From the records below, copy the lines that include "pwid".

[Stored data]
+--
# dayae1204/WeCLIP-ViT-CoMer

Measured on AMD Instinct MI355X. Metric: images/sec (train fwd+bwd) ViT-B/16 512x512 VOC, higher is better.
Workload: dtype f16 MFMA operands / f32 accumulate, f32 residual+softmax+LN, PAR f32 arithmetic on 16-bit fixed-point affinities (precision=fast); 1 GPU; WeCLIP VOC full train step (the reference's model: frozen CLIP ViT-B/16 + adapters + decoder + GradCAM/affinity/PAR pseudo-labels), batch 16/GPU at 512x512, K=2 classes/image (BASELINE configs[2] without the ViT-CoMer inserts, for which the reference has no code); global_batch=16, parallelism=dp1

## Files before the change

### weclip-vit-comer_amd/csrc/attention.hip

```cpp
#include "common.h"
#include <stdlib.h>

typedef _Float16 f16x8 __attribute__((ext_vector_type(8)));
typedef _Float16 f16x4 __attribute__((ext_vector_type(4)));
typedef _Float16 f16x2 __attribute__((ext_vector_type(2)));
typedef float f32x16 __attribute__((ext_vector_type(16)));

#define NEG_BIG (-1.0e30f)

template <int DH, int NT>
__device__ __forceinline__ void attn_row_body(const __half* __restrict__ qkv, __half* __restrict__ out,
                                              float* __restrict__ out32, float* __restrict__ lse, int L, int H,
                                              int E, int q, int h, int b, float* lds) {
    constexpr int NCH = DH / 8;
    constexpr int NPT = NT / NCH;
    float* sc = lds;
    float* red = lds + ((L + 3) & ~3);
    float (*part)[DH] = reinterpret_cast<float (*)[DH]>(red + 16);
    const int tid = threadIdx.x;
    const long ldq = 3L * E;
    const __half* base = qkv + (long)b * L * ldq + (long)h * DH;
    f16x8 qv[NCH];
#pragma unroll
    for (int c = 0; c < NCH; ++c) qv[c] = *reinterpret_cast<const f16x8*>(base + (long)q * ldq + c * 8);
    float mx = NEG_BIG;
    for (int key = tid; key < L; key += NT) {
        const __half* kr = base + E + (long)key * ldq;
        float s = 0.f;
#pragma unroll
        for (int c = 0; c < NCH; ++c) {
            const f16x8 kv = *reinterpret_cast<const f16x8*>(kr + c * 8);
#pragma unroll
            for (int j = 0; j < 8; ++j) s = fmaf((float)qv[c][j], (float)kv[j], s);
        }
        sc[key] = s;
        mx = fmaxf(mx, s);
    }
    mx = block_max(mx, red);
    float sum = 0.f;
    for (int key = tid; key < L; key += NT) {
        const float pr = __builtin_amdgcn_exp2f(sc[key] - mx);
        sum += pr;
        sc[key] = (float)(_Float16)pr;
    }
    sum = block_sum(sum, red);
    const int ch = tid % NCH, pt = tid / NCH;
    float o[8];
#pragma unroll
    for (int j = 0; j < 8; ++j) o[j] = 0.f;
    const __half* vcol = base + 2 * E + ch * 8;
    int key = pt;
    for (; key + 3 * NPT < L; key += 4 * NPT) {
        f16x8 v[4];
#pragma unroll
        for (int u = 0; u < 4; ++u) v[u] = *reinterpret_cast<const f16x8*>(vcol + (long)(key + u * NPT) * ldq);
#pragma unroll
        for (int u = 0; u < 4; ++u) {
            const float pr = sc[key + u * NPT];
#pragma unroll
            for (int j = 0; j < 8; ++j) o[j] = fmaf(pr, (float)v[u][j], o[j]);
        }
    }
    for (; key < L; key += NPT) {
        const f16x8 v = *reinterpret_cast<const f16x8*>(vcol + (long)key * ldq);
        const float pr = sc[key];
#pragma unroll
        for (int j = 0; j < 8; ++j) o[j] = fmaf(pr, (float)v[j], o[j]);
    }
#pragma unroll
    for (int j = 0; j < 8; ++j) part[pt][ch * 8 + j] = o[j];
    __syncthreads();
    if (tid < DH) {
        float v = 0.f;
        for (int k = 0; k < NPT; ++k) v += part[k][tid];
        v /= sum;
        const long oi = ((long)b * L + q) * E + (long)h * DH + tid;
        out[oi] = __float2half(v);
        if (out32) out32[oi] = v;
        if (tid == 0) lse[((long)b * H + h) * L + q] = mx + log2f(sum);
    }
}
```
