template <int BLOCK_N, int MODE, bool HALO>
__global__ void __maxnreg__(TMA_REGS)
pconv_tc_tma_kernel(const __grid_constant__ TcParams P, const __grid_constant__ CUtensorMap tmap_w,
                    const __grid_constant__ CUtensorMap tmap_a0, const __grid_constant__ CUtensorMap tmap_a1) {
    constexpr uint32_t B_BYTES = BLOCK_N * 128;
    extern __shared__ uint8_t smem_raw[];
    const uint32_t smem_base = align1024(ptx::smem_u32(smem_raw));
    const int S = P.stages;
    const int nB = HALO ? P.kw : 1;
    const int hx = HALO ? (P.kw - 1) * P.dil : 0;
    const uint32_t A_BYTES = static_cast<uint32_t>(BLOCK_M + hx) * 128u;
    const uint32_t A_ROOM = (A_BYTES + 1023u) & ~1023u;
    const uint32_t STAGE = A_ROOM + nB * B_BYTES;
    const uint32_t STAGE_TX = A_BYTES + nB * B_BYTES;
    const uint32_t sBar = smem_base + S * STAGE;
    const uint32_t bar_full = sBar, bar_fixed = sBar + 8 * MAX_RING, bar_empty = sBar + 16 * MAX_RING;
    const uint32_t acc_full = sBar + 24 * MAX_RING, acc_empty = acc_full + 8;
    const uint32_t s_stat_addr = sBar + TMA_BAR_BYTES;
    const uint32_t s_acc = s_stat_addr + EPI_STAT_SMEM_BYTES;
    uint8_t *smem_gen = smem_raw + (smem_base - ptx::smem_u32(smem_raw));

    const int warp = __shfl_sync(0xffffffffu, threadIdx.x >> 5, 0), lane = threadIdx.x & 31;
    const int np = (MODE == 0) ? P.nparts : 1;
    const int n_tiles = P.ncols / BLOCK_N;
    const int m_tiles = (P.m_total + BLOCK_M - 1) / BLOCK_M;
    const int num_tiles = m_tiles * n_tiles;
    const int tile0 = static_cast<int>(blockIdx.x), tstep = static_cast<int>(gridDim.x);
    auto m0_of = [&](int mt) -> int { return mt * BLOCK_M; };
    const bool fix = (MODE == 0) && P.use_fix;
    const int kwi = HALO ? 1 : P.kw;

    auto tile_active = [&](int n0) -> bool {
        if (MODE == 0) return true;
        for (int p = 0; p < P.nparts; ++p)
            if (P.parts[p].dx && n0 < P.parts[p].koff + P.parts[p].kext && n0 + BLOCK_N > P.parts[p].koff) return true;
        return false;
    };

    if (threadIdx.x == 0) {
        for (int s = 0; s < MAX_RING; ++s) {
            ptx::mbar_init(bar_full + 8 * s, 1); ptx::mbar_init(bar_fixed + 8 * s, TMA_FIX_THREADS / 32); ptx::mbar_init(bar_empty + 8 * s, 2);
        }
        ptx::mbar_init(acc_full, MMA_WARPS); ptx::mbar_init(acc_empty, EPI_WARPS);
        ptx::fence_mbar_init();
    }
    if (warp == 8 && lane == 0) { ptx::prefetch_tmap(&tmap_w); ptx::prefetch_tmap(&tmap_a0); if (np > 1) ptx::prefetch_tmap(&tmap_a1); }
    __syncthreads();

    float *s_stat = nullptr;
    int stat_n0 = -1;
    bf16 *acc_stage = reinterpret_cast<bf16 *>(smem_gen + (s_acc - smem_base));
    if (warp < MMA_WARPS) {
        ptx::setmaxnreg_inc<TMA_CONSUMER_REGS>();
        const int e = warp, g = warp >> 2;
        const bool leader = (threadIdx.x & 127) == 0;
        const uint32_t ready = fix ? bar_fixed : bar_full;
        const uint64_t desc_a0 = ptx::make_smem_desc(smem_base + g * 64 * 128, 16, 1024);
        const uint64_t desc_b0 = ptx::make_smem_desc(smem_base + A_ROOM, 16, 1024);
        const uint32_t stage16 = STAGE >> 4;
        const int shift0 = (HALO && MODE == 1) ? hx * 8 : 0;
        const int dshift = HALO ? ((MODE == 1) ? -P.dil * 8 : P.dil * 8) : 0;
        const int rows_a = P.kh * kwi;
        int nb0, nb1 = 0, kl0, kl1 = 4;
        {
            const int kext = (MODE == 0) ? P.parts[0].kext : P.dc_kext, c8 = (MODE == 0) ? P.parts[0].c8 : P.dc_c8;
            nb0 = kext / BLOCK_K; kl0 = min(4, (c8 - (nb0 - 1) * BLOCK_K + 15) >> 4);
            if (MODE == 0 && np > 1) { nb1 = P.parts[1].kext / BLOCK_K; kl1 = min(4, (P.parts[1].c8 - (nb1 - 1) * BLOCK_K + 15) >> 4); }
        }
        int s = 0;
        uint32_t ph = 0, aph = 1;
        bool dead = false;
        for (int tile = tile0; tile < num_tiles && !dead; tile += tstep) {
            const int n0 = (tile % n_tiles) * BLOCK_N;
            if (!tile_active(n0)) continue;
            const ConsRows cr = cons_rows<MODE>(P, m0_of(tile / n_tiles), e, lane);
            float acc[BLOCK_N / 2];
            zero_acc(acc);
            int held = -1;
            for (int r = 0; r < rows_a && !dead; ++r) {
#pragma unroll
                for (int p = 0; p < TC_MAX_PARTS; ++p) {
                    const int nbp = (p == 0) ? nb0 : nb1, klast = (p == 0) ? kl0 : kl1;
                    for (int cb = 0; cb < nbp; ++cb) {
                        if (!__all_sync(0xffffffffu, ptx::mbar_wait(ready + 8 * s, ph, P.abort_flag, 124))) { dead = true; break; }
                        uint64_t da = desc_a0 + static_cast<uint64_t>(s * stage16 + shift0), db = desc_b0 + static_cast<uint64_t>(s * stage16);
                        const int ksteps = (cb + 1 < nbp) ? 4 : klast;
                        ptx::wgmma_fence();
                        for (int tc = 0; tc < nB; ++tc, da += dshift, db += B_BYTES >> 4) {
                            if (ksteps == 4) {
#pragma unroll
                                for (int k = 0; k < 4; ++k) ptx::wgmma_bf16<BLOCK_N, 0, 0>(acc, da + 2 * k, db + 2 * k);
                            } else {
                                for (int k = 0; k < ksteps; ++k) ptx::wgmma_bf16<BLOCK_N, 0, 0>(acc, da + 2 * k, db + 2 * k);
                            }
                        }
                        ptx::wgmma_commit();
                        ptx::wgmma_wait<1>();
                        if (held >= 0 && leader) ptx::mbar_arrive(bar_empty + 8 * held);
                        held = s;
                        if (++s == S) { s = 0; ph ^= 1; }
                    }
                    if (dead) break;
                }
            }
            ptx::wgmma_wait<0>();
            ptx::wgmma_fence_regs(acc);
            if (held >= 0 && leader) ptx::mbar_arrive(bar_empty + 8 * held);
            if (dead) break;
            if (!tma_stage_tile<BLOCK_N, MODE>(P, acc, acc_stage, acc_full, acc_empty, aph, e, lane, n0, cr, 125)) break;
        }
    } else {
        ptx::setmaxnreg_dec<TMA_SUPPORT_REGS>();
        if (warp >= EPI_WARP0) {
            const int w = warp - EPI_WARP0;
            s_stat = (MODE == 0 && P.bn_sums != nullptr)
                         ? reinterpret_cast<float *>(smem_gen + (s_stat_addr - smem_base)) + w * EPI_STAT_SLICE : nullptr;
            auto origin = [&](int tile, int &m0, int &n0) {
                m0 = m0_of(tile / n_tiles); n0 = (tile % n_tiles) * BLOCK_N;
                if (!tile_active(n0)) n0 = -1;
            };
            tma_epilogue_warps<BLOCK_N, MODE>(P, tile0, tstep, num_tiles, origin, acc_stage, acc_full, acc_empty, s_stat, stat_n0, w, lane, 126);
            ptx::named_sync(1, EPI_WARPS * 32);
            if (s_stat != nullptr && stat_n0 >= 0) tc_stats_final<BLOCK_N>(P, s_stat - w * EPI_STAT_SLICE, w, lane, stat_n0);
        } else if (warp == 8) {
            int s = 0;
            uint32_t ph = 1;
            const int plane = (MODE == 0) ? P.ho * P.wo : P.h * P.w;
            const int pwid = (MODE == 0) ? P.wo : P.w;
            const int kext0 = (MODE == 0) ? P.parts[0].kext : P.dc_kext, kext1 = (MODE == 0 && np > 1) ? P.parts[1].kext : 0;
            const int dstep = (MODE == 0) ? P.dil : -P.dil;
            const int row_k = P.wk_row, col_k = P.wk_col;
            bool dead = false;
            for (int tile = tile0; tile < num_tiles && !dead; tile += tstep) {
                const int m0 = m0_of(tile / n_tiles), n0 = (tile % n_tiles) * BLOCK_N;
                if (!tile_active(n0)) continue;
                const int img = m0 / plane, rem = m0 - img * plane;
                const int oy = rem / pwid, ox = rem - oy * pwid;
                const int x_org = (MODE == 0) ? ox * P.stride - P.pad_w : (HALO ? ox + P.pad_w - hx : ox + P.pad_w);
                const int y_org = (MODE == 0) ? oy * P.stride - P.pad_h : oy + P.pad_h;
                int krow = P.wk_base;
                for (int tr = 0, y = y_org; tr < P.kh && !dead; ++tr, y += dstep, krow += row_k)
                    for (int ti = 0, x = x_org, kidx = krow; ti < kwi && !dead; ++ti, x += dstep, kidx = krow + ti * col_k) {
#pragma unroll
                        for (int p = 0; p < TC_MAX_PARTS; ++p) {
                            const int kext = (p == 0) ? kext0 : kext1;
                            const CUtensorMap *ma = (p == 0) ? &tmap_a0 : &tmap_a1;
                            for (int c0 = 0; c0 < kext; c0 += BLOCK_K, kidx += BLOCK_K) {
                                if (!__all_sync(0xffffffffu, ptx::mbar_wait(bar_empty + 8 * s, ph, P.abort_flag, 121))) { dead = true; break; }
                                if (ptx::elect_one()) {
                                    const uint32_t full = bar_full + 8 * s, dst = smem_base + s * STAGE;
                                    ptx::mbar_arrive_expect_tx(full, STAGE_TX);
                                    ptx::tma_load_4d(dst, ma, c0, x, y, img, full);
                                    uint32_t bdst = dst + A_ROOM;
                                    for (int tc = 0, kb = kidx; tc < nB; ++tc, kb += col_k, bdst += B_BYTES)
                                        ptx::tma_load_2d(bdst, &tmap_w, kb, n0, full);
                                }
                                __syncwarp();
                                if (++s == S) { s = 0; ph ^= 1; }
                            }
                            if (dead) break;
                        }
                    }
            }
        } else {
            if (fix) {
                constexpr int FR = HALO ? 3 : 2;
                const int t = (warp - 9) * 32 + lane;
                int s = 0;
                uint32_t ph = 0;
                bool dead = false;
                auto zero_row = [&](int row) {
                    uint4 *r = reinterpret_cast<uint4 *>(smem_gen + s * STAGE + row * 128);
                    const uint4 z = make_uint4(0u, 0u, 0u, 0u);
#pragma unroll
                    for (int k = 0; k < 8; ++k) r[k] = z;
                };
                if (!HALO) {
                    uint64_t wnext[FR][TC_MAX_PARTS];
                    auto load_words = [&](int tl) {
#pragma unroll
                        for (int r = 0; r < FR; ++r)
#pragma unroll
                            for (int p = 0; p < TC_MAX_PARTS; ++p) {
                                wnext[r][p] = 0ull;
                                const int m = m0_of(tl / n_tiles) + t + TMA_FIX_THREADS * r;
                                if (p < P.nparts && tl < num_tiles && t + TMA_FIX_THREADS * r < BLOCK_M && m < P.m_total)
                                    wnext[r][p] = __ldg(P.parts[p].tapmask + m);
                            }
                    };
                    load_words(tile0);
                    for (int tile = tile0; tile < num_tiles && !dead; tile += tstep) {
                        uint64_t wcur[FR][TC_MAX_PARTS];
#pragma unroll
                        for (int r = 0; r < FR; ++r)
#pragma unroll
                            for (int p = 0; p < TC_MAX_PARTS; ++p) wcur[r][p] = wnext[r][p];
                        load_words(tile + tstep);
                        if (MODE == 1 && !tile_active((tile % n_tiles) * BLOCK_N)) continue;
                        const int taps = P.kh * P.kw;
                        for (int tap = 0; tap < taps && !dead; ++tap) {
#pragma unroll
                            for (int p = 0; p < TC_MAX_PARTS; ++p) {
                                if (p >= np) break;
                                bool hole[FR], mine = false;
#pragma unroll
                                for (int r = 0; r < FR; ++r) {
                                    hole[r] = t + TMA_FIX_THREADS * r < BLOCK_M && ((wcur[r][p] >> tap) & 1ull) == 0ull;
                                    mine = mine || hole[r];
                                }
                                const bool any_hole = __any_sync(0xffffffffu, mine);
                                const int nb = ((MODE == 0) ? P.parts[p].kext : P.dc_kext) / BLOCK_K;
                                for (int cb = 0; cb < nb; ++cb) {
                                    if (!ptx::mbar_wait(bar_full + 8 * s, ph, P.abort_flag, 122)) { dead = true; break; }
                                    if (any_hole) {
#pragma unroll
                                        for (int r = 0; r < FR; ++r)
                                            if (hole[r]) zero_row(t + TMA_FIX_THREADS * r);
                                        ptx::fence_proxy_async_smem();
                                    }
                                    __syncwarp();
                                    if (lane == 0) ptx::mbar_arrive(bar_fixed + 8 * s);
                                    if (++s == S) { s = 0; ph ^= 1; }
                                }
                                if (dead) break;
                            }
                        }
                    }
                } else {
                    const int plane = P.ho * P.wo;
                    auto load_bits = [&](int tl, uint32_t (&b)[FR]) {
#pragma unroll
                        for (int r = 0; r < FR; ++r) b[r] = 0;
                        if (tl >= num_tiles) return;
                        const int m0 = m0_of(tl / n_tiles);
                        const int img = m0 / plane, rem = m0 - img * plane;
                        const int oy = rem / P.wo, ox = rem - oy * P.wo;
#pragma unroll
                        for (int p = 0; p < TC_MAX_PARTS; ++p) {
                            if (p >= P.nparts || P.parts[p].mask == nullptr) continue;
                            const int mup = P.parts[p].mup;
                            const uint8_t *mk = P.parts[p].mask + static_cast<long long>(img) * (P.h >> mup) * (P.w >> mup);
                            for (int tr = 0; tr < P.kh; ++tr) {
                                const int y = oy - P.pad_h + tr * P.dil;
                                if (y < 0 || y >= P.h) continue;
#pragma unroll
                                for (int r = 0; r < FR; ++r) {
                                    const int row = t + TMA_FIX_THREADS * r, x = ox - P.pad_w + row;
                                    if (row < BLOCK_M + hx && x >= 0 && x < P.w && __ldg(mk + (y >> mup) * (P.w >> mup) + (x >> mup)) == 0)
                                        b[r] |= 1u << (p * 8 + tr);
                                }
                            }
                        }
                    };
                    uint32_t nb_bits[FR];
                    load_bits(tile0, nb_bits);
                    for (int tile = tile0; tile < num_tiles && !dead; tile += tstep) {
                        uint32_t cb_bits[FR];
#pragma unroll
                        for (int r = 0; r < FR; ++r) cb_bits[r] = nb_bits[r];
                        load_bits(tile + tstep, nb_bits);
                        if (MODE == 1 && !tile_active((tile % n_tiles) * BLOCK_N)) continue;
                        for (int tr = 0; tr < P.kh && !dead; ++tr) {
#pragma unroll
                            for (int p = 0; p < TC_MAX_PARTS; ++p) {
                                if (p >= np) break;
                                bool hole[FR], mine = false;
#pragma unroll
                                for (int r = 0; r < FR; ++r) { hole[r] = (cb_bits[r] >> (p * 8 + tr)) & 1u; mine = mine || hole[r]; }
                                const bool any_hole = __any_sync(0xffffffffu, mine);
                                const int nb = ((MODE == 0) ? P.parts[p].kext : P.dc_kext) / BLOCK_K;
                                for (int cb = 0; cb < nb; ++cb) {
                                    if (!ptx::mbar_wait(bar_full + 8 * s, ph, P.abort_flag, 122)) { dead = true; break; }
                                    if (any_hole) {
#pragma unroll
                                        for (int r = 0; r < FR; ++r)
                                            if (hole[r]) zero_row(t + TMA_FIX_THREADS * r);
                                        ptx::fence_proxy_async_smem();
                                    }
                                    __syncwarp();
                                    if (lane == 0) ptx::mbar_arrive(bar_fixed + 8 * s);
                                    if (++s == S) { s = 0; ph ^= 1; }
                                }
                                if (dead) break;
                            }
                        }
                    }
                }
            }
        }
    }

}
+--
▶ _RESULT FOR THIS EXERCISE_:
            const int pwid = (MODE == 0) ? P.wo : P.w;
                const int oy = rem / pwid, ox = rem - oy * pwid;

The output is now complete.